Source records
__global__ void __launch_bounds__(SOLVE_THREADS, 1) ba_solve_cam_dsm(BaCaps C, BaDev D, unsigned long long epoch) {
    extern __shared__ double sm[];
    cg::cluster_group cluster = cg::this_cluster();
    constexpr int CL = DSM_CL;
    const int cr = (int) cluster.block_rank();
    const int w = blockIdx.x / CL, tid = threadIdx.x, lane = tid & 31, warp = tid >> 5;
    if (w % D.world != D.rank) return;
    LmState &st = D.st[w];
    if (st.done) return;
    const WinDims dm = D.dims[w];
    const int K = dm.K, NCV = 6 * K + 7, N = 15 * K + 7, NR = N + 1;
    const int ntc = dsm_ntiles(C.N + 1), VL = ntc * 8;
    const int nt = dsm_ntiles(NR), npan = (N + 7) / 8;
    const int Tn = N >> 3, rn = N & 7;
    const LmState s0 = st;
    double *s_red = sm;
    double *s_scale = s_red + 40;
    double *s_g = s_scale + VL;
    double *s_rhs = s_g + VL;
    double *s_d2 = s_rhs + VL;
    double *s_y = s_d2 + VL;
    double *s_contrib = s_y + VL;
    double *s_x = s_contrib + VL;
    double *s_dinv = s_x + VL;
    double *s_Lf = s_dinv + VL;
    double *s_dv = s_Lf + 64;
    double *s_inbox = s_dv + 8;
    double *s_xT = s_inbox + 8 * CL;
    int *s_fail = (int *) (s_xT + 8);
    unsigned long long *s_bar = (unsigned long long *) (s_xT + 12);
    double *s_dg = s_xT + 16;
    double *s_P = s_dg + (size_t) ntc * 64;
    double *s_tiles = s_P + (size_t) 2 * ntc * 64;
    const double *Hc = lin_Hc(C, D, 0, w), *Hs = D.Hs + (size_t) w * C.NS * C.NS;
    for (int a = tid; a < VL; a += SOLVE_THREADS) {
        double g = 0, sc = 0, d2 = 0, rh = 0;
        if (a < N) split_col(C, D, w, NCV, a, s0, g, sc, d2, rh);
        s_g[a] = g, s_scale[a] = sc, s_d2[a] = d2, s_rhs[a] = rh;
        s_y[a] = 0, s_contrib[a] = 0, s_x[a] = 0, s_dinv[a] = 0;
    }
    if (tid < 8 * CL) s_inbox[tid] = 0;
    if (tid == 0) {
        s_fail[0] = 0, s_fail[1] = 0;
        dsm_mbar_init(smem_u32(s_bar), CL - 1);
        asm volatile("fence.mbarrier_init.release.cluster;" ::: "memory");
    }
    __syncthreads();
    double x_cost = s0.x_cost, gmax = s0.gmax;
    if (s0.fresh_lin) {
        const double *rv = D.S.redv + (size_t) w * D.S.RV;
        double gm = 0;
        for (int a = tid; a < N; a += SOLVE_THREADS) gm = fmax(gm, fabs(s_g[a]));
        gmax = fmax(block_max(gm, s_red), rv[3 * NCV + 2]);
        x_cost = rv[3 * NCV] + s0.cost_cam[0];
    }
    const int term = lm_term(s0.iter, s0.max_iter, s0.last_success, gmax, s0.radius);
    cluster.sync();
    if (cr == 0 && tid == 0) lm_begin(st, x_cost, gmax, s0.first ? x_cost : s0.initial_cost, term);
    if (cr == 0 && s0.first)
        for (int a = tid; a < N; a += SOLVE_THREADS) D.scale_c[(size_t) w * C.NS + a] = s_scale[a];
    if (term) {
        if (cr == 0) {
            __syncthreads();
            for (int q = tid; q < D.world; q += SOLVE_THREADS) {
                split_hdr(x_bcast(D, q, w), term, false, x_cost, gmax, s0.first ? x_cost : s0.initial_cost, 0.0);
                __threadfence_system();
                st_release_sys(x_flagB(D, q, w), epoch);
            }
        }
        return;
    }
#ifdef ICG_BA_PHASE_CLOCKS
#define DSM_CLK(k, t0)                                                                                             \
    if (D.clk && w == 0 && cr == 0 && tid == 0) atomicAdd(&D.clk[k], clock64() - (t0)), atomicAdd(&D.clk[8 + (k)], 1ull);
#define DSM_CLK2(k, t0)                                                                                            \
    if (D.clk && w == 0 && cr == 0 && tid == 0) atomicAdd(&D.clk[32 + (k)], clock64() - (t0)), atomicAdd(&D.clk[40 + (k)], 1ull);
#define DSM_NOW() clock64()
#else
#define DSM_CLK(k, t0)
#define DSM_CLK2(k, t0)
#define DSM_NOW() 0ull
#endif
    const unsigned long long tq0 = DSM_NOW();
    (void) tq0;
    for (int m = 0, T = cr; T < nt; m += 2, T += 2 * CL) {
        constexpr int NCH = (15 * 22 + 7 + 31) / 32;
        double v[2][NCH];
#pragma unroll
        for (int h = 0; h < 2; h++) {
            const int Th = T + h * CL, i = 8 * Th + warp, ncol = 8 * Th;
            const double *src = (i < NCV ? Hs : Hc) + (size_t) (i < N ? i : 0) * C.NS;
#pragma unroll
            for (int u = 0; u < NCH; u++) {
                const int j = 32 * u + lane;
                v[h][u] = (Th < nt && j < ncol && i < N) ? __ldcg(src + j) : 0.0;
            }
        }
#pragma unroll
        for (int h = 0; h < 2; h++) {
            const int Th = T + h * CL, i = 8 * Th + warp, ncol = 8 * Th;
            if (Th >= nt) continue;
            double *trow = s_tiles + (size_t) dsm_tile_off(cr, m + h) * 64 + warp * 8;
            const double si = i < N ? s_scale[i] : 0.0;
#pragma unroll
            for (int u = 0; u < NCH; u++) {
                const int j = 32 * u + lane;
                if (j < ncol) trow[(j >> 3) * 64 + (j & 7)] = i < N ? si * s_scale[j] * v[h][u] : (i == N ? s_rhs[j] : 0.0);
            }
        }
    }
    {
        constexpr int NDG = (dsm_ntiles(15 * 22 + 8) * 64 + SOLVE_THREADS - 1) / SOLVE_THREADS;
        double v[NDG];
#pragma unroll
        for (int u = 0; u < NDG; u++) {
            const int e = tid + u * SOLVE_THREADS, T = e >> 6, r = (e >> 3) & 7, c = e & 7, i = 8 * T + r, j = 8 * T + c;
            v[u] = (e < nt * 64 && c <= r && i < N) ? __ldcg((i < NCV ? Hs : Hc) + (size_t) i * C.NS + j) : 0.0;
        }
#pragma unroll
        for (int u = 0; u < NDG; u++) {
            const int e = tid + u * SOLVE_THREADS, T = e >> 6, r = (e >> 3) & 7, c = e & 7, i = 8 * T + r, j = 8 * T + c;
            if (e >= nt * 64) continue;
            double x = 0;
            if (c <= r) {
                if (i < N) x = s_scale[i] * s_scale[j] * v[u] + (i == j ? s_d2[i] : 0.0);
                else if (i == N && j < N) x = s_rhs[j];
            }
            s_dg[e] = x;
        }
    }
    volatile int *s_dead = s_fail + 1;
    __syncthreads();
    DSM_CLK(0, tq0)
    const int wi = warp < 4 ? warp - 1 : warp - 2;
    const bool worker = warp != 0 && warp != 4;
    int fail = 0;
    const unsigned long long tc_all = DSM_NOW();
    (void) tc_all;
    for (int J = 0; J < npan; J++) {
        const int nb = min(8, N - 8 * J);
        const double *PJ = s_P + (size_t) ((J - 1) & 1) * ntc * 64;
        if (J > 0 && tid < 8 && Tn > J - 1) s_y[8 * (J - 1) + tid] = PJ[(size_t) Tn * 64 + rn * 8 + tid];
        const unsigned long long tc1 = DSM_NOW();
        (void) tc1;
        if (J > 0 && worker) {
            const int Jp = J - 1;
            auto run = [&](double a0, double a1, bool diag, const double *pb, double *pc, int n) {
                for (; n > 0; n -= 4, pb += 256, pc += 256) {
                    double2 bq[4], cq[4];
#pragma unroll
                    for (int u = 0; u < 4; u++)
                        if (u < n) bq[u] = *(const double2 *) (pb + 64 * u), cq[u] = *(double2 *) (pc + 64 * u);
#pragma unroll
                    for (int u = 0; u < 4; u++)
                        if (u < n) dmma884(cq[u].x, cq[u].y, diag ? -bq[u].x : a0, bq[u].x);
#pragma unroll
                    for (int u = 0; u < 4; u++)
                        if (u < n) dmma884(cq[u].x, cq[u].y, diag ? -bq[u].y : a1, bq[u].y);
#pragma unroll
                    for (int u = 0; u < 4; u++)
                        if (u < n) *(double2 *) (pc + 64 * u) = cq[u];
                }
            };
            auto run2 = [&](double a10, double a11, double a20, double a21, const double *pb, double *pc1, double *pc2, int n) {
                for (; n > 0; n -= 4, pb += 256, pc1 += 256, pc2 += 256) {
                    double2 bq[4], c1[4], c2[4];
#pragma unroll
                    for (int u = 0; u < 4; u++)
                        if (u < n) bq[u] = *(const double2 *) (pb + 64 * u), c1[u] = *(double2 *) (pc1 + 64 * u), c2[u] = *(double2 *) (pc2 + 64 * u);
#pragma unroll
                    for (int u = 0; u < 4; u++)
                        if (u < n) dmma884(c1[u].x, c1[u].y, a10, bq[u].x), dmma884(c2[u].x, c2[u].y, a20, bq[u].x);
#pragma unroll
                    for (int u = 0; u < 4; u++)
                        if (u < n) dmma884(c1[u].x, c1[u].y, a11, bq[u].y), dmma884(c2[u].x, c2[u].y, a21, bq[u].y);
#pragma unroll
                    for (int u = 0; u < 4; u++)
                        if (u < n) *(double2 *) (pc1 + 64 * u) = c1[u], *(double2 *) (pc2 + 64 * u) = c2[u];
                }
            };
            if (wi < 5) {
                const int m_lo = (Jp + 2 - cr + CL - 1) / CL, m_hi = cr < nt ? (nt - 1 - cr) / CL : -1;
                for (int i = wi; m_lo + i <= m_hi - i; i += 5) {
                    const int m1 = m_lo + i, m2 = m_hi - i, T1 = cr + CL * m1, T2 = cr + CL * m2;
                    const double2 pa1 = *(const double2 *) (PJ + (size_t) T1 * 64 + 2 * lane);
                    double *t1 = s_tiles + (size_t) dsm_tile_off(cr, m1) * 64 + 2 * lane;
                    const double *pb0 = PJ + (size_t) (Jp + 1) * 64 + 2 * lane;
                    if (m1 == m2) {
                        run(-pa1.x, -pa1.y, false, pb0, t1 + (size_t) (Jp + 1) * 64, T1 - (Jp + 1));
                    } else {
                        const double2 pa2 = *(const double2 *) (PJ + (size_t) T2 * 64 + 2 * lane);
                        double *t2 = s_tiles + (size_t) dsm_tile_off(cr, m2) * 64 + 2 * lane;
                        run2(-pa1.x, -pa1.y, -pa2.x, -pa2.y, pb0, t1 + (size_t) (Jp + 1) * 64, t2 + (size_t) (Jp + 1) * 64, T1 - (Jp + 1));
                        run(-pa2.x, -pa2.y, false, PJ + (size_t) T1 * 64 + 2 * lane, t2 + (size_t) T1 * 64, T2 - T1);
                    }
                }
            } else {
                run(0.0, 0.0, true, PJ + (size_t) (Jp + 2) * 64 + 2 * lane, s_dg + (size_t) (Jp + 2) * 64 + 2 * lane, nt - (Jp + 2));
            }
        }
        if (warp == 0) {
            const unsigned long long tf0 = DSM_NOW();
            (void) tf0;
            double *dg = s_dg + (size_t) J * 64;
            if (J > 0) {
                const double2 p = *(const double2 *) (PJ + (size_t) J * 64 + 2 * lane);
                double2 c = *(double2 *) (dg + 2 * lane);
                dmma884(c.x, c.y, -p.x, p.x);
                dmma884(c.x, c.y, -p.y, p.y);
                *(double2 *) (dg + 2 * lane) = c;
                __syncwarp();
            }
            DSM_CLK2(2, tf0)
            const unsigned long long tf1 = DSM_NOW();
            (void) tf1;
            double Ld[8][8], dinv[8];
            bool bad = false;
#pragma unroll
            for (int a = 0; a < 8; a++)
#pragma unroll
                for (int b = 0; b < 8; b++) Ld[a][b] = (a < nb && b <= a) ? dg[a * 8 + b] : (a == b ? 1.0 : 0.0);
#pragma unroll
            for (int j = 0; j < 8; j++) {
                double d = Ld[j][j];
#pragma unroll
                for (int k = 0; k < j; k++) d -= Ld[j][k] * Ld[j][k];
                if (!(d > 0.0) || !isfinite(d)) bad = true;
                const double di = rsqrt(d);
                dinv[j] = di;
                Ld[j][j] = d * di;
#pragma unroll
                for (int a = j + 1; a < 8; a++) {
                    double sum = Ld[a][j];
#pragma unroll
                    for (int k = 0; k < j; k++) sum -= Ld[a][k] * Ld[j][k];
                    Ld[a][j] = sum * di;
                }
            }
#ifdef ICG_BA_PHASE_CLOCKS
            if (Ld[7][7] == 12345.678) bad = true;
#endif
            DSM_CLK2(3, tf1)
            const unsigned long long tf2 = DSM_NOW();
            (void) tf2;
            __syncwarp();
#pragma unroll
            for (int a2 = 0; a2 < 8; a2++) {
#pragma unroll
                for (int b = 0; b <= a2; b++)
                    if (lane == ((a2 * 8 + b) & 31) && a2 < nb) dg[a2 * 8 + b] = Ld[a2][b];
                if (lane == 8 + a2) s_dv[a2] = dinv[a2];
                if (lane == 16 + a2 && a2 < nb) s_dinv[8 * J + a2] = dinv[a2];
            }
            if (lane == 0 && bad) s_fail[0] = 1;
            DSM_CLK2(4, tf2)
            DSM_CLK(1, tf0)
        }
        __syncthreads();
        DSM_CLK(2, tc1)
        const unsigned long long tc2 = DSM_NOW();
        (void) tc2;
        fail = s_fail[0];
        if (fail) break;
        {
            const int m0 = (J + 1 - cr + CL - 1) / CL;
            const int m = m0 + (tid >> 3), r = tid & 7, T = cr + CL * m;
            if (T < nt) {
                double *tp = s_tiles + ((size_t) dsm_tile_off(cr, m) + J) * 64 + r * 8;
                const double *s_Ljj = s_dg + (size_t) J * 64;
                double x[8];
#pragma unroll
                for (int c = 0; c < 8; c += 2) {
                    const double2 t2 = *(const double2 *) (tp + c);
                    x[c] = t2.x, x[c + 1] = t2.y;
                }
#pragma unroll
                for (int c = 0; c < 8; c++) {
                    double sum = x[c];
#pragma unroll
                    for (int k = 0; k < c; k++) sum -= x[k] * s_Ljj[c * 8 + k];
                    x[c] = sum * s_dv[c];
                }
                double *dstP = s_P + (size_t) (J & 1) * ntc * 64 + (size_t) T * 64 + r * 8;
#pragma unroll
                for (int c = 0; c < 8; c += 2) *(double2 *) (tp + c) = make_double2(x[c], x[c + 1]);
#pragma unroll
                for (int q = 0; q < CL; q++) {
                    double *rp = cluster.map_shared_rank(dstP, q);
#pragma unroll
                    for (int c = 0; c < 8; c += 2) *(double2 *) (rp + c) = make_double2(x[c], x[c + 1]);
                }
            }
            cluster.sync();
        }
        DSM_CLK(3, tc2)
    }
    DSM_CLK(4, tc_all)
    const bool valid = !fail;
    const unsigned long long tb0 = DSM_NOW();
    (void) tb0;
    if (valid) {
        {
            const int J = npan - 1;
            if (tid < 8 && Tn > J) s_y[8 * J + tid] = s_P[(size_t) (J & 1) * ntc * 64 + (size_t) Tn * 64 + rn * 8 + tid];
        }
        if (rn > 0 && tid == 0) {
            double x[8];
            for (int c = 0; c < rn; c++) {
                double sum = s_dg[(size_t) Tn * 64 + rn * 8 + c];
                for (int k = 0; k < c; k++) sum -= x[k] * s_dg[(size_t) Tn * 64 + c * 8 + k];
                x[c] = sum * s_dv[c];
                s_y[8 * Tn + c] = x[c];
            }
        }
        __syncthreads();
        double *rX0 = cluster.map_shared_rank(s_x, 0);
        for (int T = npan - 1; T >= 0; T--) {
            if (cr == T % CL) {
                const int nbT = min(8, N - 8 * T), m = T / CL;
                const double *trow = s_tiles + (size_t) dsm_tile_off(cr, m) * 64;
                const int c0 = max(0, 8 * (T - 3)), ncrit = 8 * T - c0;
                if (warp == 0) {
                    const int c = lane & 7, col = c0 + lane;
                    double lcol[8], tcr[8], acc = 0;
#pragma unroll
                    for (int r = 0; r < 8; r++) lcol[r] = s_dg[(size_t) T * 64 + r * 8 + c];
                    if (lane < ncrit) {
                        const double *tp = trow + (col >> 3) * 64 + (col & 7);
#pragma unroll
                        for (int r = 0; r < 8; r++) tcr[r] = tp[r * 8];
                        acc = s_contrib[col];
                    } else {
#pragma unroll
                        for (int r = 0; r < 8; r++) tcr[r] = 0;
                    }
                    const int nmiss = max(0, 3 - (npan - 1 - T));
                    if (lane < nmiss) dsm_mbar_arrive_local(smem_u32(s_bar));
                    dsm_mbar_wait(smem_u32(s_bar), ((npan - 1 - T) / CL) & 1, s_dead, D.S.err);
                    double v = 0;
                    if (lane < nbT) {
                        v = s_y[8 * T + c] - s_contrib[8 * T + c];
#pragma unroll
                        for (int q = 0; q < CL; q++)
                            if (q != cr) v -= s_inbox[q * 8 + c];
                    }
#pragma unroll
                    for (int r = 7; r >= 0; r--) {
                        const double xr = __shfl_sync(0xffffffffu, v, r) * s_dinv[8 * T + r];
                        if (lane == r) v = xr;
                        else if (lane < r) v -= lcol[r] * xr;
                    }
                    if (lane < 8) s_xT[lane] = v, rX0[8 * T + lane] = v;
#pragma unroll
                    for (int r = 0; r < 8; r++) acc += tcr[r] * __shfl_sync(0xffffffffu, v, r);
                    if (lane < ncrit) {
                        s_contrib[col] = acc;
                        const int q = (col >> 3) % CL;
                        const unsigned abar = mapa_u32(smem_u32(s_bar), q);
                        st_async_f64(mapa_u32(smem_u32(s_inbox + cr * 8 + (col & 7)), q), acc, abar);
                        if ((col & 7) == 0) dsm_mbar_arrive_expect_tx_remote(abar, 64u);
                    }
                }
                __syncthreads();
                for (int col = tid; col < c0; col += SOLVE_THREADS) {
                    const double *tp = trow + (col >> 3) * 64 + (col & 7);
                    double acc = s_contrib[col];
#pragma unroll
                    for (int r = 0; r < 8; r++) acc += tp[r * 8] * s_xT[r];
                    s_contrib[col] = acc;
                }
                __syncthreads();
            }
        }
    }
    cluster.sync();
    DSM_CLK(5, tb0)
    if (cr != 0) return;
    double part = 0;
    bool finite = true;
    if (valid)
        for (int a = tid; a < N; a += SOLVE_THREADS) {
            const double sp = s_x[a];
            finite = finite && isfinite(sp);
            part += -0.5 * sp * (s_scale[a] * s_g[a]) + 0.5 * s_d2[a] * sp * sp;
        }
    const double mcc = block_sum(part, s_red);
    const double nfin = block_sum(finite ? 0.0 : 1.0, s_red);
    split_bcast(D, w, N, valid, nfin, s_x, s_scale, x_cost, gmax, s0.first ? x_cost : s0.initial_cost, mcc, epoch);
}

_Exercise description:_
Go through the records above and copy each line where "lcol" is found.

_Reply:_
                    double lcol[8], tcr[8], acc = 0;
                    for (int r = 0; r < 8; r++) lcol[r] = s_dg[(size_t) T * 64 + r * 8 + c];
                        else if (lane < r) v -= lcol[r] * xr;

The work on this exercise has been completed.